I really enjoyed it, and to be honest, I don't even feel that there needs to be any sort of supernatural element brought into it at all...it could have simply been some sort of adverse reaction to the soothing sounds, that Bazz's brain registered and reacted to them much more different than normal.  I think that it's much more terrifying that way.  But it was a good story, I liked it and it kept my very short attention span occupied.


----------



## NathanBrazil (Apr 30, 2015)

Seems I'm unable to write pieces much longer than 700 words these days, so I'm glad I was able to keep your attention.


----------



## pgbthewriter (May 1, 2015)

I think this was a good read, a good little story covered in so few words.


----------



## Aspirant Wordificer (May 30, 2015)

What a bitch Chelsie is. I mean, c'mon...she kicks you out of the house because your dog eats some budgies...and a cat? I mean, really? We all know dogs are better than cats anyway, so who cares about a mingie cat and some feathers? Plus, it's pretty obvious it was the black box's fault anyway, not Bazz's, so give him a break, ffs. You're both better off away from there anyway, that's what I say.

In other words, that was damn well written. Muchos applaudos. I'd love to read it a bit more fleshed out though; it's a good story with plenty of scope. Maybe 3k words?


----------



## NathanBrazil (May 30, 2015)

Aspirant Wordificer (wow - that's a mouthful) - Thanks.  Sort of wrote this as a lark - though, who knows.  I may revisit and see if I can pump some air (ok, maybe something with more substance than air) into this story.


----------



## Foxee (May 30, 2015)

Pretty good smooth read for the low word count, that's not always easy to make happen. I like the premise, dog's name seemed appropriate for some reason. Can't think why.


----------



## NathanBrazil (May 30, 2015)

Foxee - Thanks.  Hmm.  Not sure where I gots that name from - musta plucked from the aether.


----------



## hhourani (May 31, 2015)

The premise is nice but I feel the story is imbalanced. You've got the first three paragraphs describing a situation, but things seem to unravel and get resolved pretty quickly after that (which I suppose is how short stories go, sometimes), leaving the reader with nothing memorable.

Chelsie spurts out a couple of generic sentences and then disappears, whereas in my opinion she's the one that has lost the most in this story, so she's be the one that would be the most scared and with the most at stake. Maybe if the story was from her point of view, seeing pet after pet die, we'd be able to sympathize with her (she loses her beloved pets and goes through a break up in a few lines of text, the poor thing) and by sympathizing with a character the story would allow the suspense to grip us.

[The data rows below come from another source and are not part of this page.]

CBL_EXPORT int cbl_neighbor_transpose_pair(int m, int n, int nsample_a, const int* idx_a, int nsample_b, const int* idx_b, const int* order_src, const int* order_dst,
                                           int* inv_start_a, int* inv_src_a, int* inv_start_b, int* inv_src_b, void* workspace, size_t workspace_bytes, void* stream)
{
    if (m < 0 || n < 0 || nsample_a <= 0 || nsample_b <= 0 || !inv_start_a || !inv_start_b) return CBL_ERR_BAD_ARG;
    if ((long long)m * nsample_a > 0x7fffffffLL || (long long)m * nsample_b > 0x7fffffffLL) return CBL_ERR_BAD_ARG;
    const int ntt = nt_tiles(n), nst = nt_src_tiles(m);
    NtWs wa, wb;
    const size_t bytes_a = nt_carve(wa, (char*)workspace, m, n, nsample_a);
    if (m == 0 || n == 0 || ntt > NT_SCAN_SPLIT) {
        if (m > 0 && n > 0 && (!workspace || bytes_a + nt_carve(wb, nullptr, m, n, nsample_b) > workspace_bytes)) return workspace ? CBL_ERR_WORKSPACE : CBL_ERR_BAD_ARG;
        const int rc = cbl_neighbor_transpose(m, n, nsample_a, idx_a, order_src, order_dst, inv_start_a, inv_src_a, workspace, bytes_a, stream);
        if (rc) return rc;
        return cbl_neighbor_transpose(m, n, nsample_b, idx_b, order_src, order_dst, inv_start_b, inv_src_b, workspace ? (char*)workspace + bytes_a : nullptr,
                                      workspace_bytes > bytes_a ? workspace_bytes - bytes_a : 0, stream);
    }
    if (!idx_a || !idx_b || !inv_src_a || !inv_src_b || !workspace) return CBL_ERR_BAD_ARG;
    if (bytes_a + nt_carve(wb, (char*)workspace + bytes_a, m, n, nsample_b) > workspace_bytes) return CBL_ERR_WORKSPACE;
    hipStream_t st = cbl_stream(stream);
    auto job = [&](const NtWs& w, int ns, const int* idx, int* inv_start, int* inv_src) {
        NtJob j;
        j.ns = ns; j.dv = cbl_fastdiv_make((unsigned)ns); j.idx = idx;
        j.tile_cursor = w.tile_cursor; j.list_cursor = w.list_cursor; j.tile_list_off = w.tile_list_off; j.tile_list_n = w.tile_list_n; j.tile_base = w.tile_base;
        j.lists = w.lists; j.bins = w.bins; j.scratch = w.scratch; j.inv_start = inv_start; j.inv_src = inv_src;
        return j;
    };
    const bool swap = nsample_b > nsample_a;
    const NtJob ja = swap ? job(wb, nsample_b, idx_b, inv_start_b, inv_src_b) : job(wa, nsample_a, idx_a, inv_start_a, inv_src_a);
    const NtJob jb = swap ? job(wa, nsample_a, idx_a, inv_start_a, inv_src_a) : job(wb, nsample_b, idx_b, inv_start_b, inv_src_b);
    const int nzero = ntt + 2;
    hipLaunchKernelGGL(nt_prep_kernel, dim3(cbl_div_up(n > nzero ? n : nzero, NB)), dim3(NB), 0, st, n, nzero, order_dst, wa.rank, wa.tile_cursor, wb.tile_cursor);
    const int* rank = order_dst ? wa.rank : nullptr;
    const int ns_max = ja.ns;
    const long long cap = (long long)TS * ns_max < ntt ? (long long)TS * ns_max : ntt;
    const size_t lds_count = sizeof(int) * (size_t)((ntt + 1) & ~1) + sizeof(int2) * (size_t)cap, lds_bin = sizeof(int) * 2 * (size_t)ntt;
    auto un_of = [](int ns) { const int per_thread = (TS * ns + NB - 1) / NB; return per_thread <= 4 ? 4 : per_thread <= 8 ? 8 : 16; };
    const int una = un_of(ja.ns), unb = un_of(jb.ns);
    const dim3 gsrc(nst, 2), gdst(ntt, 2);
#define CBL_NTP(UA_, UB_)                                                                                                                        \
    { hipLaunchKernelGGL((nt_count_pair_kernel<UA_, UB_>), gsrc, dim3(NB), lds_count, st, m, n, ntt, order_src, rank, ja, jb);                  \
      hipLaunchKernelGGL((nt_bin_pair_kernel<UA_, UB_>), gsrc, dim3(NB), lds_bin, st, m, n, ntt, order_src, rank, ja, jb); }
    if (una == 16 && unb == 16) CBL_NTP(16, 16) else if (una == 16 && unb == 8) CBL_NTP(16, 8) else if (una == 16) CBL_NTP(16, 4)
    else if (una == 8 && unb == 8) CBL_NTP(8, 8) else if (una == 8) CBL_NTP(8, 4) else CBL_NTP(4, 4)
#undef CBL_NTP
    hipLaunchKernelGGL(nt_finish_pair_kernel, gdst, dim3(NB), 0, st, n, ntt, ja, jb);
    return cbl_status();
}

It's hard to feel any sympathy with the narrator and the dog since they didn't have anything riding on the outcome until the last paragraph, in which things get resolved quite nicely for them without any seeming lesson or lasting impact.

Maybe if the narrator had actually grown fond of Chelsie's pets, then felt upset at the break-up with the love of his life, I'd sympathize more? He doesn't even show a hint of remorse that he's been thrown out of his house. Even if he wasn't that much into his gf, he'd at least be inconvenienced, right? Most people get inconvenienced at the thought of taking out the trash.

My honest 2 cents


----------



## NathanBrazil (May 31, 2015)

hhourani - Thanks.  I appreciate the feedback - lots to think about.


----------



## bilz346 (Jun 2, 2015)

Very good short story.  You got a lot of good feedback above, and most of the points I got out of it have already been covered.  Especially the parts about the gf being really shallow, but you probably couldn't do much more with 650 words.  I can hardly get through a single scene in that few words, so I applaud you being able to shoehorn a whole story into it.

Brian.


----------



## NathanBrazil (Jun 2, 2015)

Bilz346 - Thanks.  Yep.  Tough to do, but great practice for LM entries.


----------



## bilz346 (Jun 2, 2015)

That last post was my tenth.  I just posted chapter 1 of my novel.


----------



## Brian A Seals (Jun 2, 2015)

Nathan, you tease. Now I'm wondering what was in that collar... Anyway some suggestions.



NathanBrazil said:


> Apparently Chelsie’s cat, Jasper had gone … well, ya know.  One look at Bazz’s distended belly and mystery solved.  “You think Bazz is pregnant?  Huh, funny man,” Chelsie said.



My brain really wants another question mark there, just to make her tone clear. How about:  Chelsie said, "You think Bazz is pregnant? Huh, funny man?"



> I rented a room for the night at Sam’s Sleeper’s, a fleabag that wouldn’t enforce its “No Pets” ordinance.  I wondered about Bazz’s change in demeanor and that collar, fingering its tiny box, before exhaustion took over, and I nodded off.



I think that last part would read better as two sentences. Consider this: _I wondered about Bazz's demeanor and that collar. I fingered its tiny box before exhaustion took over, and I nodded off.
_


----------



## NathanBrazil (Jun 2, 2015)

Brian- Thanks.  I like both suggestions.


----------



## bazz cargo (Jun 2, 2015)

Hi Nathan,
not bad... I read this a while ago and liked it, now second time round I can see a few flaws. When I get a minute I can work it over if you want.


----------



## NathanBrazil (Jun 2, 2015)

Bazz- Sure.  As long as you're not hitting me over the head with a two-by-four, I'll be learning.


----------